Search code examples
pythonpicklepython-unicode

pickling with unicode in Python3


I am trying to pickle a dictionary of the form {word : {docId : int}}. My code is below:

def vocabProcess(documents):
    word_splitter = re.compile(r"\w+", re.VERBOSE)
    stemmer=PorterStemmer()#
    stop_words = set(stopwords.words('english'))

    wordDict = {}
    for docId in documents:
        processedDoc = [stemmer.stem(w.lower()) for w in 
        word_splitter.findall(reuters.raw(docId)) if not w in stop_words]
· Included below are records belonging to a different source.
+        const f32x4* p0 = (const f32x4*)(base + (size_t)(r0 < S ? r0 : S - 1) * ld + 2 * D + chunk * 8);
+        const f32x4* p1 = (const f32x4*)(base + (size_t)(r0 + 1 < S ? r0 + 1 : S - 1) * ld + 2 * D + chunk * 8);
+        vr[i][0] = p0[0]; vr[i][1] = p0[1];
+        vr[i][2] = p1[0]; vr[i][3] = p1[1];
+    }
+    q_load(wave, qn);
+    __builtin_amdgcn_sched_barrier(0);
+#pragma unroll
+    for (int i = 0; i < KT; ++i) {
+        const int idx = tid + i * NTH, row = idx >> 3, chunk = idx & 7;
+        half8 hi, lo;
+        split8(row < S ? kr[i][0] : z4, row < S ? kr[i][1] : z4, hi, lo);
+        if (idx < SP * 8) {
+            const int o = row * 64 + ((chunk ^ (row & 7)) * 8);
+            *(half8*)(Kh + o) = hi;
+            *(half8*)(Kl + o) = lo;
+        }
+    }
+#pragma unroll
+    for (int i = 0; i < VT; ++i) {
+        const int idx = tid + i * NTH;
+        const int lane_rp = idx & 31, chunk = ((idx >> 5) & 1) + 2 * ((idx >> 6) & 3), rblk = idx >> 8;
+        const int r0 = 2 * (rblk * 32 + lane_rp);
         half8 h0, l0, h1, l1;
-        split8(a0, a1, h0, l0);
-        split8(b0, b1, h1, l1);
-#pragma unroll
-        for (int j = 0; j < 8; ++j) {
-            const int o = vt_index_fwd_s(r0, chunk * 8 + j);
-            *(half2v*)(Vh + o) = (half2v){h0[j], h1[j]};
-            *(half2v*)(Vl + o) = (half2v){l0[j], l1[j]};
+        split8(r0 < S ? vr[i][0] : z4, r0 < S ? vr[i][1] : z4, h0, l0);
+        split8(r0 + 1 < S ? vr[i][2] : z4, r0 + 1 < S ? vr[i][3] : z4, h1, l1);
+        if (r0 < SP) {
+#pragma unroll
+            for (int j = 0; j < 8; ++j) {
+                const int o = vt_index_fwd_s(r0, chunk * 8 + j);
+                *(half2v*)(Vh + o) = (half2v){h0[j], h1[j]};
+                *(half2v*)(Vl + o) = (half2v){l0[j], l1[j]};
+            }
         }
     }
     __syncthreads();
+
+    const int ko0 = li * 64 + ((lg ^ (lane & 7)) * 8), ko1 = li * 64 + (((4 + lg) ^ (lane & 7)) * 8);
+    const int vo0 = (lg * 16 + (li ^ lg)) * 8;
+    constexpr int KG = split_attn_min_waves(KVC, CAUSAL, NW) == 2 ? 2 : 1, PG = KG;
+    auto k_read = [&](int u0, int kb0, int kb1, half8 (&f)[2 * KG]) {
+#pragma unroll
+        for (int j = 0; j < KG; ++j) {
+            const int u = u0 + j, o = (u >> 1) * 1024 + ((u & 1) ? kb1 : kb0);
+            f[2 * j] = *(const half8*)(Kh + o);
+            f[2 * j + 1] = *(const half8*)(Kl + o);
+        }
+    };
+    auto v_read = [&](int g0, int vb, half8 (&f)[2 * PG]) {
+#pragma unroll
+        for (int j = 0; j < PG; ++j) {
+            f[2 * j] = *(const half8*)(Vh + (g0 + j) * 512 + vb);
+            f[2 * j + 1] = *(const half8*)(Vl + (g0 + j) * 512 + vb);
+        }
+    };
 
     for (int qt = wave; qt < n_qt; qt += NW) {
         asm volatile("" ::: "memory");
+        int kb0 = ko0, kb1 = ko1, vb = vo0;
+        asm volatile("" : "+v"(kb0), "+v"(kb1), "+v"(vb));
         const int qrow = qt * 16 + li;
-        const int qr = qrow < S ? qrow : S - 1;
         half8 qh[2], ql[2];
 #pragma unroll
-        for (int kk = 0; kk < 2; ++kk) {
-            const f32x4* p = (const f32x4*)(base + (size_t)qr * ld + (kk * 4 + lg) * 8);
-            split8(p[0] * 0.125f, p[1] * 0.125f, qh[kk], ql[kk]);
-        }
+        for (int kk = 0; kk < 2; ++kk) split8(qn[2 * kk] * 0.125f, qn[2 * kk + 1] * 0.125f, qh[kk], ql[kk]);
+        if (qt + NW < n_qt) q_load(qt + NW, qn);
         f32x4 sc[2 * KVC];
         float m = -INFINITY;
-#pragma unroll
-        for (int t = 0; t < 2 * KVC; ++t) {
-            f32x4 acc = {0.f, 0.f, 0.f, 0.f}, cor = {0.f, 0.f, 0.f, 0.f};
-#pragma unroll
-            for (int kk = 0; kk < 2; ++kk) {
-                const int o = (t * 16 + li) * 64 + (((kk * 4 + lg) ^ (lane & 7)) * 8);
-                const half8 kh = *(const half8*)(Kh + o), kl = *(const half8*)(Kl + o);
-                acc = __builtin_amdgcn_mfma_f32_16x16x32_f16(kh, qh[kk], acc, 0, 0, 0);
-                cor = __builtin_amdgcn_mfma_f32_16x16x32_f16(kl, qh[kk], cor, 0, 0, 0);
-                cor = __builtin_amdgcn_mfma_f32_16x16x32_f16(kh, ql[kk], cor, 0, 0, 0);
+        auto scores = [&](auto nt_c) {
+            constexpr int NT = decltype(nt_c)::value;
+            half8 kf[2][2 * KG];
+            f32x4 cor[2];
+            auto finish = [&](int t) {
+                f32x4 acc = sc[t];
+                acc += cor[t & 1] * INV;
+                if (CAUSAL || t >= 2 * (KVC - 1)) {
+#pragma unroll
+                    for (int r = 0; r < 4; ++r) {
+                        const int kv = t * 16 + lg * 4 + r;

        for w in processedDoc:
            if w not in wordDict:
                wordDict[w] = {docId : processedDoc.count(w)}
            else:
                wordDict[w][docId] = processedDoc.count(w)
    with open("vocabListings.txt", "wb") as f:
        _pickle.dump(wordDict, f)

if __name__ == "__main__":
    documents = reuters.fileids()
    with open("vocabListings.txt", "r") as f:
        vocabulary = _pickle.load(f)    

When I run this code, I get the error

UnicodeDecodeError: 'charmap' codec can't decode byte 0x81 in position 2399: 
character maps to <undefined>

Why is this breaking when none of the reuters docs/docids have unicode in them? How do I fix this so that I can still use the _pickle module?


Solution

  • You need to use binary mode for both writing and reading pickles. Your problem is:

    with open("vocabListings.txt", "r") as f:
        vocabulary = _pickle.load(f)    
    

    On Python 3, reading in text mode gives str (a text type) not bytes (the binary type that pickle works with). And it will try to decode the data as if it were text in your locale's encoding; a raw binary stream is not likely to be valid in many encodings, so you'll have an error before pickle even sees the data.

    On Python 2 on Windows, reading in text mode sometimes works, unless the binary data has a \r\n sequence in the data, in which case the data will be corrupted (it will be replaced with a \n in the data pickle sees).

    Either way, use mode "rb" to read (just like you used "wb" to write), and you'll be fine.